Редактиране

Споделяне чрез


Tutorial: Fabric for Power BI users

In this tutorial, you learn how to use Dataflows Gen2 and Pipelines to ingest data into a Lakehouse and create a dimensional model. You also learn how to generate a beautiful report automatically to display the latest sales figures from start to finish in just 45 minutes.

Let’s get started.

  • Prepare and load data into a lakehouse
  • Build a dimensional model in a lakehouse
  • Automatically create a report with quick create

Prerequisites

Create a lakehouse to store data

We start by creating a lakehouse to store our data, Dataflows Gen2 to prepare and transform columns, and a pipeline to handle the orchestration of a scheduled refresh and e-mail activity.


  1. Navigate to your workspace and select New. Then select More options.

    Screenshot of More options in the new item menu.

  2. In the New item creation screen, select Lakehouse under the Data engineering category.

    Screenshot of Data engineering items.

  3. Set the Lakehouse name to SalesLakehouse. Then select Create.

    Screenshot of naming a name Lakehouse.

  4. Once you're in the Lakehouse editor, select New Dataflow Gen2.

    Note

    You can also select Get data from the ribbon and then New Dataflow Gen2.

    Screenshot of Get data drop down in the Lakehouse editor.

Prepare and load data into your lakehouse

Take the following steps to load data into your lakehouse:

  1. Once you're in the Power Query Online editor for Dataflows Gen2, select Import from a Power Query template and choose the template file downloaded from the prerequisites.

    Screenshot of watermarks in the Dataflows Gen2 editor.

  2. Select the DimDate query under the Data load query group and then select on Configure connection. If necessary, set the authentication type to Anonymous before selecting Connect.

    Screenshot of the Configure connection menu.

  3. With the DimDate query selected, in the data preview window, change the data type of the DateKey column to Date/Time by selecting the icon in the top left.

    Screenshot of changing data types within the Power Query editor.

  4. Select Replace current within the Change column type window.

    Screenshot of the change column type menu.

Add a data destination

Take the following steps to add a data destination:

  1. With the DimDate table selected, from the Home tab, select Add data destination and then select the Lakehouse option menu item.

    Screenshot of the get data destination Lakehouse option.

  2. If necessary, set the authentication to Organizational account and then select Next.

    Screenshot of the Connect to data destination menu.

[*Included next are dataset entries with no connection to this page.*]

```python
# ... 45 lines not shown
        self.wstream = torch.cuda.Stream(device=self.device) if wgrad_side_stream else None
        self.s1 = torch.cuda.Stream(device=self.device) if wgrad_side_stream else None
        self.wstream2 = torch.cuda.Stream(device=self.device) if wgrad_side_stream else None
        self.pstream = torch.cuda.Stream(device=self.device) if wgrad_side_stream else None
        self._keep = []
        self.second_stage = bool(second_stage)
        self.box_keys, self.box_losses = None, None
        self.box_suppress_loss = None
        from .model import ProposalDepth
        self._prop_depth = None if os.environ.get("OSD_NO_PROP_HINT") else ProposalDepth()
        self.lockstep = os.environ.get("OSD_LOCKSTEP", "0") != "0"
        self.corr_levels = os.environ.get("OSD_CORR_LEVELS", "1") != "0"
        self.skip_unused_c2 = os.environ.get("OSD_FULL_C2", "0") == "0"
        self.towers_merged = os.environ.get("OSD_TOWERS_MERGED", "0") != "0"
        self.split_levels = os.environ.get("OSD_SPLIT_LEVELS", "0") != "0"
        self.fuse_head_sum = os.environ.get("OSD_NO_HEAD_SUM_FUSION", "0") == "0"
        if not self.siamese_backbone:
            self.BBS = ("backbone.", "backbone.")
        self._shared_held = {}
        sd = {k: torch.as_tensor(v).to(self.device, torch.float32) for k, v in state_dict.items()
              if self.siamese_backbone or not spec.is_query_backbone_key(k)}
        missing = [k for k in spec.hot_path_shapes(self.siamese_backbone) if k not in sd]
        if missing:
            raise KeyError("state_dict is missing hot-path keys (siamese_backbone=%r), e.g. %s" % (self.siamese_backbone, missing[:3]))
        self._frozen_sd = sd
        self.convs = {}
        self.extra = {}
        self._plan = []
        self._build(sd)
        self._allocate(sd)
        from . import model as _model
        self._fused_l1 = {}
        if _model.FUSE_DOWNSAMPLE and dtype == torch.bfloat16:
            for bb in dict.fromkeys(self.BBS):
                if (bb + "body.layer1.0.downsample.0.weight") in sd:
                    self._fused_l1[bb] = _model.pack_conv3_downsample(sd, bb + "body.layer1.0.", dtype)
        from .dist_utils import GradExchange, bucket_ranges
        self.ustream = torch.cuda.Stream(device=self.device)
        for pair in [a for a in os.environ.get("OSD_STREAM_ALIAS", "").split(",") if "=" in a]:
            names = {"w": "wstream", "w2": "wstream2", "s1": "s1", "p": "pstream", "u": "ustream"}
            dst, src = pair.split("=")
            if getattr(self, names[src]) is not None:
                setattr(self, names[dst], getattr(self, names[src]))
        self.exchange = GradExchange(self.flat_g, bucket_ranges(self._plan, self.flat_g.numel()), self.pg,
                                     single_rank_too=exchange_single_rank, wire_dtype=grad_wire_dtype, comm_stream=self.ustream)
        self._overlap, self._fuse_update, self._updated = True, False, set()
        self.consume_grads = os.environ.get("OSD_NO_CONSUME_GRADS", "0") == "0"
        self._grads_clean, self._zeroed = False, set()
        self._wqs = None
        self._pred_grad_bufs = {}
        self.pred_dgrad_gemm = os.environ.get("OSD_NO_PRED_DGRAD_GEMM", "0") == "0"
        self._pred_dgrad = {}
        self.pred_bwd_fused = os.environ.get("OSD_PRED_BWD_FUSED", "1") != "0"
        self.tower_wgrad_at = os.environ.get("OSD_TOWER_WGRAD_AT", "")
        self._held_wgrads = []
        if ordered_wgrad is None:
            ordered_wgrad = os.environ.get("OSD_WGRAD_ORDERED", "0") != "0"
        self.ordered_wgrad = bool(ordered_wgrad)
        self.fuse_gn_bwd = (not self.ordered_wgrad and self.dtype == torch.bfloat16 and os.environ.get("OSD_GN_FUSION", "0") != "0")
        self._gnb_ws = {}
        self.fpn_out_grouped = os.environ.get("OSD_NO_FPN_GROUPED", "0") == "0"
        self.gn_conv_db = (not self.ordered_wgrad and os.environ.get("OSD_NO_GN_CONV_DB", "0") == "0" and not ops.GN_ONEPASS_BWD)
        self.fuse_gn_fwd = (not self.ordered_wgrad and self.dtype == torch.bfloat16 and os.environ.get("OSD_GN_FWD_FUSION", "0") != "0")
        self._gnf_ws = {}
        cands = (self.wstream, self.wstream2) + ((self.pstream,) if self.second_stage else ())
        self._wgrad_streams = list({id(x): x for x in cands if x is not None}.values()) or [streams.current()]
        if self.ordered_wgrad and self.second_stage:
            import warnings
            warnings.warn("ordered_wgrad makes every conv_wgrad launch bit-reproducible, the second stage's included; its "
                          "ROI-pool backward (osd_roi_pool_levels_bwd) still scatters with fp32 atomics, so the gradients it "
                          "feeds into both backbones are reproducible only up to the order of those adds")
        for st in self._wgrad_streams:
            ops.wgrad_set_workspace(st, (1 << 30) if self.ordered_wgrad else 0)
        if self.wstream is not None:
            self.warm_streams()
        self.defer_join = False
        self._deferred, self._defer_now, self._joined_refs = None, False, None
        self.repack()
        self.zero_bias = torch.zeros(4096, device=self.device, dtype=torch.float32)
        weights = [c.w for c in self.convs.values() if c.trainable] + \
                  [p for n, (p, _) in self.extra.items() if "bias" not in n]
        biases = [c.b for c in self.convs.values() if c.trainable and c.has_bias] + \
                 [p for n, (p, _) in self.extra.items() if "bias" in n]
        self.lr, self.momentum, self.weight_decay = lr, momentum, weight_decay
        self.lr_schedule, self._solver, self._dev_update = lr_schedule, None, False
        self.opt = None
        if optimizer == "torch":
            self.opt = torch.optim.SGD([{"params": weights, "lr": lr, "weight_decay": weight_decay},
                                        {"params": biases, "lr": 2 * lr, "weight_decay": 0.0}], lr=lr, momentum=momentum)
            self._sgd = dict(tables={}, buf=None, steps=0)
        else:
            self._build_sgd_table(weights, biases)

    def _add_conv(self, name, sd, bn=None, bias=None, trainable=True):
        w = sd[name + ".weight"]
        cout, cin, r, s = w.shape
        c = TConv(name, cout, cin, r, s, trainable, bias is not None)
        if bn is not None:
            g, b, mean, var = (sd[bn + k] for k in (".weight", ".bias", ".running_mean", ".running_var"))
            c.bn_scale = (g * var.rsqrt()).contiguous()
            c.bn_shift = (b - mean * c.bn_scale).contiguous()
        self.convs[name] = c
        if trainable:
            self._plan.append((name + ".weight", (cout, r, s, cin)))
            if bias is not None:
                self._plan.append((name + ".bias", (cout,)))
# ... 199 lines not shown
        af = join_previous if deferred is not None else None

        def pool(qf):
            if not self.supp_roialign:
                return ops.query_avgpool_levels(qf, batch)
            if ops.QUERY_POOL_LEVELS and len(qf) <= 8:
                return ops.query_pool_levels(qf, rois, spec.POOLER_SCALES, batch, spec.POOLER_SAMPLING_RATIO)
            out = []
            for feat, scale in zip(qf, spec.POOLER_SCALES):
                v = ops.roi_align(feat, rois, scale, 1, 1, spec.POOLER_SAMPLING_RATIO)
                out.append(ops.shot_mean(v.view(v.shape[0], -1), batch))
            return out
        if lock:
            (feats, qfeats), (tctx, qctx) = self.backbones_forward(images, qin, after_frozen=af)
            qfeats, nqfeats, qfeats_all = self._split_neg_rows(qfeats, batch)
            pooled = pool(qfeats)
        else:
            if deferred is not None and s1 is not None:
                for ev in deferred["events"]:
                    s1.wait_event(ev)
            side.wait_stream(main)
            if s1 is None and af is not None:
                af()
                af = None
            with streams.on(side):
                (qfeats,), (qctx,) = self._backbones_forward(self.BBS[1:], (qin,))
                qfeats, nqfeats, qfeats_all = self._split_neg_rows(qfeats, batch)
                pooled = pool(qfeats)
            (feats,), (tctx,) = self._backbones_forward(self.BBS[:1], (images,), af)
            main.wait_stream(side)
        prev_keep = deferred = self._joined_refs = None
        combined = ops.correlate_levels(feats, pooled) if self.corr_levels else [ops.correlate(f, q) for f, q in zip(feats, pooled)]
        head_out, hctx = self.head_forward(combined)
        if with_proposals:
            ps = self.pstream if self.pstream is not None else main
            if ps is not main:
                ps.wait_stream(main)
            with streams.on(ps):
                pb, ps_, pc = model.run_proposals(head_out, images.shape[-2], images.shape[-1],
                                                  spec.PRE_NMS_TOP_N_TRAIN, spec.POST_NMS_TOP_N_TRAIN, spec.NMS_THRESH,
                                                  image_sizes=image_sizes,
                                                  depth=self._prop_depth)
                self.proposals = ops.append_gt_boxes(pb, ps_, pc, gt_boxes, gt_count)
                if self.second_stage:
                    neg_kw = dict(neg_qfeats=nqfeats, neg_q_sizes=nq_sizes) if self.neg_support else {}
                    box_out = self.box_head_forward_backward(feats, qfeats, q_sizes, shots, self.proposals, gt_boxes, gt_count,
                                                             keys=self.box_keys, **neg_kw)
                    self._bucket_ready("box_head", 0, [ps])
        losses, pred_grads = self.loss_and_grads(head_out, gt_boxes, gt_count)
        self.last_head_out, self.last_pred_grads = head_out, pred_grads
        d_comb = self.head_backward(combined, hctx, pred_grads)
        if not self._held_wgrads:
            self._bucket_ready("head", 0, [st for st in (main, self.wstream, self.wstream2) if st is not None])
        dq = ops.correlate_bwd_query_levels(d_comb, feats) if self.corr_levels else \
            [ops.correlate_bwd_query(g, f) for g, f in zip(d_comb, feats)]
        second = self.second_stage and with_proposals
        ps = self.pstream if self.pstream is not None else main
        if s1 is not None:
            s1.wait_stream(main)
            if second and ps is not main:
                s1.wait_stream(ps)
        if second:
            if ps is not main:
                main.wait_stream(ps)
            if self.neg_support:
                box5, gx, gqs, gqs_neg = box_out
                self.box_losses, self.box_suppress_loss = box5[:3], box5[3:]
            else:
                self.box_losses, gx, gqs = box_out
        with streams.on(side):
            dQ = []
            if not self.supp_roialign:
                dQ = ops.query_avgpool_levels_bwd(dq, [tuple(qf.shape) for qf in qfeats], shots, self.dtype)
            elif ops.QUERY_POOL_LEVELS and len(dq) <= 8:
                dQ = ops.query_pool_levels_bwd(dq, rois, [tuple(qf.shape) for qf in qfeats], spec.POOLER_SCALES, shots,
                                               spec.POOLER_SAMPLING_RATIO, self.dtype)
            else:
                for dql, qf, scale in zip(dq, qfeats, spec.POOLER_SCALES):
                    dv = ops.shot_mean_bwd(dql, shots)
                    gxq = ops.roi_align_bwd(dv.view(-1, 1, 1, dv.shape[-1]), rois, qf.shape, scale, 1, 1,
                                            spec.POOLER_SAMPLING_RATIO)
                    dQ.append(ops.cast_f32(gxq, self.dtype))
            if second:
                for lvl, gq in gqs:
                    if shots > 1:
                        full = torch.zeros((gq.shape[0] * shots,) + tuple(gq.shape[1:]), device=self.device, dtype=torch.float32)
                        full[::shots] = gq
                        gq = full
                    dQ[lvl] = ops.add_mask(dQ[lvl], ops.cast_f32(gq, self.dtype))
            if self.neg_support:
                full = [torch.zeros(tuple(qa.shape), device=self.device, dtype=self.dtype) for qa in qfeats_all]
                for l, d in enumerate(dQ):
                    ops.add_mask(d, None, None, out=full[l][:batch])
                if second:
                    for lvl, gq in gqs_neg:
                        ops.add_mask(ops.cast_f32(gq, self.dtype), None, None, out=full[lvl][batch:])
                self._keep.append((dQ, qfeats_all))
                dQ = full
            if not lock:
                self.backbones_backward([qctx], [dQ], which0=1)
        dP = ops.correlate_levels(d_comb, pooled) if self.corr_levels else [ops.correlate(g, q) for g, q in zip(d_comb, pooled)]
        if second:
            dP = [ops.add_mask(d, ops.cast_f32(g, self.dtype)) for d, g in zip(dP, gx)]
            self._keep.append((gx, gqs, gqs_neg if self.neg_support else None))
        if lock:
            if s1 is not None:
                main.wait_stream(s1)
            self.backbones_backward([tctx, qctx], [dP, dQ])
        else:
            self.backbones_backward([tctx], [dP])
        self._keep.append((dq, dP, dQ, d_comb, pred_grads))
        if self._defer_now:
            events = []
            for st in (s1, self.wstream, self.wstream2, self.pstream, self.ustream, self.exchange.comm):
                if st is not None:
                    ev = torch.cuda.Event()
                    ev.record(st)
                    events.append(ev)
            self._deferred = dict(events=events, refs=(qctx, tctx, hctx, feats, qfeats, qfeats_all, pooled, combined, head_out, dQ, rois))
            return losses
        if s1 is not None:
            main.wait_stream(s1)
        if self.wstream is not None:
            main.wait_stream(self.wstream)
        if self.wstream2 is not None:
            main.wait_stream(self.wstream2)
        if with_proposals and self.pstream is not None:
            main.wait_stream(self.pstream)
        return losses

    def _split_neg_rows(self, qfeats, batch):
        if not self.neg_support:
            return qfeats, None, qfeats
        return [f[:batch] for f in qfeats], [f[batch:] for f in qfeats], qfeats

    def join(self):
        d, self._deferred = self._deferred, None
        if d is not None:
            cur = streams.current()
            for ev in d["events"]:
                cur.wait_event(ev)
            self._joined_refs = d["refs"]

    def reduce_gradients(self):
        self.exchange.finish()

    @property
    def iteration(self):
        return self._sgd["steps"]

    def _scheduled_lr(self):
        if self.lr_schedule is None:
            return
        self.lr = self.lr_schedule.lr_at(self.iteration)
# ... 73 lines not shown
```

Before: 792.0 images/sec.

## Fuse correlation backward dP and dq into one multi-level kernel with deferred fold

```diff
diff --git a/include/oneshotdet_hip_head_tail.h b/include/oneshotdet_hip_head_tail.h
--- /dev/null
+++ b/include/oneshotdet_hip_head_tail.h
@@ -0,0 +1,28 @@
+#ifndef ONESHOTDET_HIP_HEAD_TAIL_H
+#define ONESHOTDET_HIP_HEAD_TAIL_H
+
+#include "oneshotdet_hip.h"
+
+#ifdef __cplusplus
+extern "C" {
+#endif
+
+#define OSD_CORR_BWD_FOLD_INLINE 0
+#define OSD_CORR_BWD_FOLD_DEFERRED 1
+
+int64_t osd_correlate_bwd_levels_workspace_bytes(int n_levels, const int32_t* hws, int n, int c);
+
+int64_t osd_correlate_bwd_levels_sync_bytes(int n_levels, int n);
+
+int osd_correlate_bwd_levels(int n_levels, const void* const* gs, const void* const* feats, const float* const* qs, void* const* dps,
+                             float* const* dqs, const int32_t* hws, int n, int c, int dtype, void* workspace, void* sync, int flags,
+                             void* stream);
+
+int osd_correlate_bwd_levels_fold(int n_levels, float* const* dqs, const int32_t* hws, int n, int c, const void* workspace,
+                                  void* stream);
+
+#ifdef __cplusplus
+}
+#endif
+
+#endif
diff --git a/oneshotdet_amd/_lib.py b/oneshotdet_amd/_lib.py
--- a/oneshotdet_amd/_lib.py
+++ b/oneshotdet_amd/_lib.py
@@ -161,6 +161,14 @@
     "osd_conv2d_pred_bwd": (_i, [C.POINTER(ConvDesc), _i, _p, _p, _p, _p, _p, _p, _p, _p, _p, _p, _i, _p]),
 }
 
+CORR_BWD_FOLD_INLINE, CORR_BWD_FOLD_DEFERRED = 0, 1
+SIGNATURES_HEAD_TAIL = {
+    "osd_correlate_bwd_levels_workspace_bytes": (_i64, [_i, _p, _i, _i]),
+    "osd_correlate_bwd_levels_sync_bytes": (_i64, [_i, _i]),
+    "osd_correlate_bwd_levels": (_i, [_i, _p, _p, _p, _p, _p, _p, _i, _i, _i, _p, _p, _i, _p]),
+    "osd_correlate_bwd_levels_fold": (_i, [_i, _p, _p, _i, _i, _p, _p]),
+}
+
 _lib = None
 
 
@@ -180,7 +188,7 @@
     for name, (res, args) in (list(SIGNATURES.items()) + list(SIGNATURES_BOX_MODES.items()) + list(SIGNATURES_SOFT_LABELS.items())
                               + list(SIGNATURES_NEG_SUPPORT.items()) + list(SIGNATURES_SOLVER.items())
                               + list(SIGNATURES_CLASS_SWEEP.items()) + list(SIGNATURES_GALLERY.items())
-                              + list(SIGNATURES_PRED_BWD.items())):
+                              + list(SIGNATURES_PRED_BWD.items()) + list(SIGNATURES_HEAD_TAIL.items())):
         fn = getattr(lib, name)
         fn.restype = res
         fn.argtypes = args
diff --git a/oneshotdet_amd/build.py b/oneshotdet_amd/build.py
--- a/oneshotdet_amd/build.py
+++ b/oneshotdet_amd/build.py
@@ -23,7 +23,7 @@
     os.makedirs(LIBDIR, exist_ok=True)
     objdir = os.path.join(LIBDIR, "obj" + ("_" + TAG if TAG else ""))
     os.makedirs(objdir, exist_ok=True)
-    headers = sorted(os.path.join(CSRC, f) for f in os.listdir(CSRC) if f.endswith(".h")) + [os.path.join(os.path.dirname(HERE), "include", h) for h in ("oneshotdet_hip.h", "oneshotdet_hip_box_modes.h", "oneshotdet_hip_soft_labels.h", "oneshotdet_hip_neg_support.h", "oneshotdet_hip_solver.h", "oneshotdet_hip_class_sweep.h", "oneshotdet_hip_gallery.h", "oneshotdet_hip_pred_bwd.h")]
+    headers = sorted(os.path.join(CSRC, f) for f in os.listdir(CSRC) if f.endswith(".h")) + [os.path.join(os.path.dirname(HERE), "include", h) for h in ("oneshotdet_hip.h", "oneshotdet_hip_box_modes.h", "oneshotdet_hip_soft_labels.h", "oneshotdet_hip_neg_support.h", "oneshotdet_hip_solver.h", "oneshotdet_hip_class_sweep.h", "oneshotdet_hip_gallery.h", "oneshotdet_hip_pred_bwd.h", "oneshotdet_hip_head_tail.h")]
     keep = set(src.replace(".hip", ".o") for src in SOURCES)
     for f in os.listdir(objdir):
         if f.endswith(".o") and f not in keep:
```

  3. From the navigator, select the workspace used for this tutorial and expand to view all Lakehouse items. Select SalesLakehouse and confirm that the default New table is selected before selecting Next to continue.

    Screenshot of the destination target navigator item.

  4. Set the Update method to Replace and then select Save settings.

    Caution

    Setting the update method to Replace deletes all existing data and replaces it with the new data on each subsequent refresh.

    Screenshot of the destination settings menu option.

    Note

    In the bottom right corner of the Power Query Online editor, you can find the configured Data destination settings for your query where you can further customize or remove.

    Screenshot of the configured data destination.

  5. Before moving on to the next section of this tutorial, make sure to perform the same steps as you took earlier in this section to configure the Lakehouse as your data destination for each of the following queries.

    Query
    DimCustomer
    DimEmployee
    DimProduct
    DimStore
  6. Select the FactOnlineSales query under the Data transformation query group. From the Home tab, select Add data destination. Select the Lakehouse option.

    Screenshot of the Data destination Lakehouse target option.

  7. If necessary, set the authentication to Organizational account and then select Next.

    Screenshot of the Connect to data destination menu.

  8. From the navigator, select the workspace used for this tutorial and expand to view all Lakehouse items. Select SalesLakehouse and confirm that the default New table is selected before selecting Next to continue.

    Screenshot of the destination target navigator window.

  9. Set the Update method to Append and then select Save settings.

    Note

    This process inserts data, preserving the existing rows within the table on each subsequent refresh.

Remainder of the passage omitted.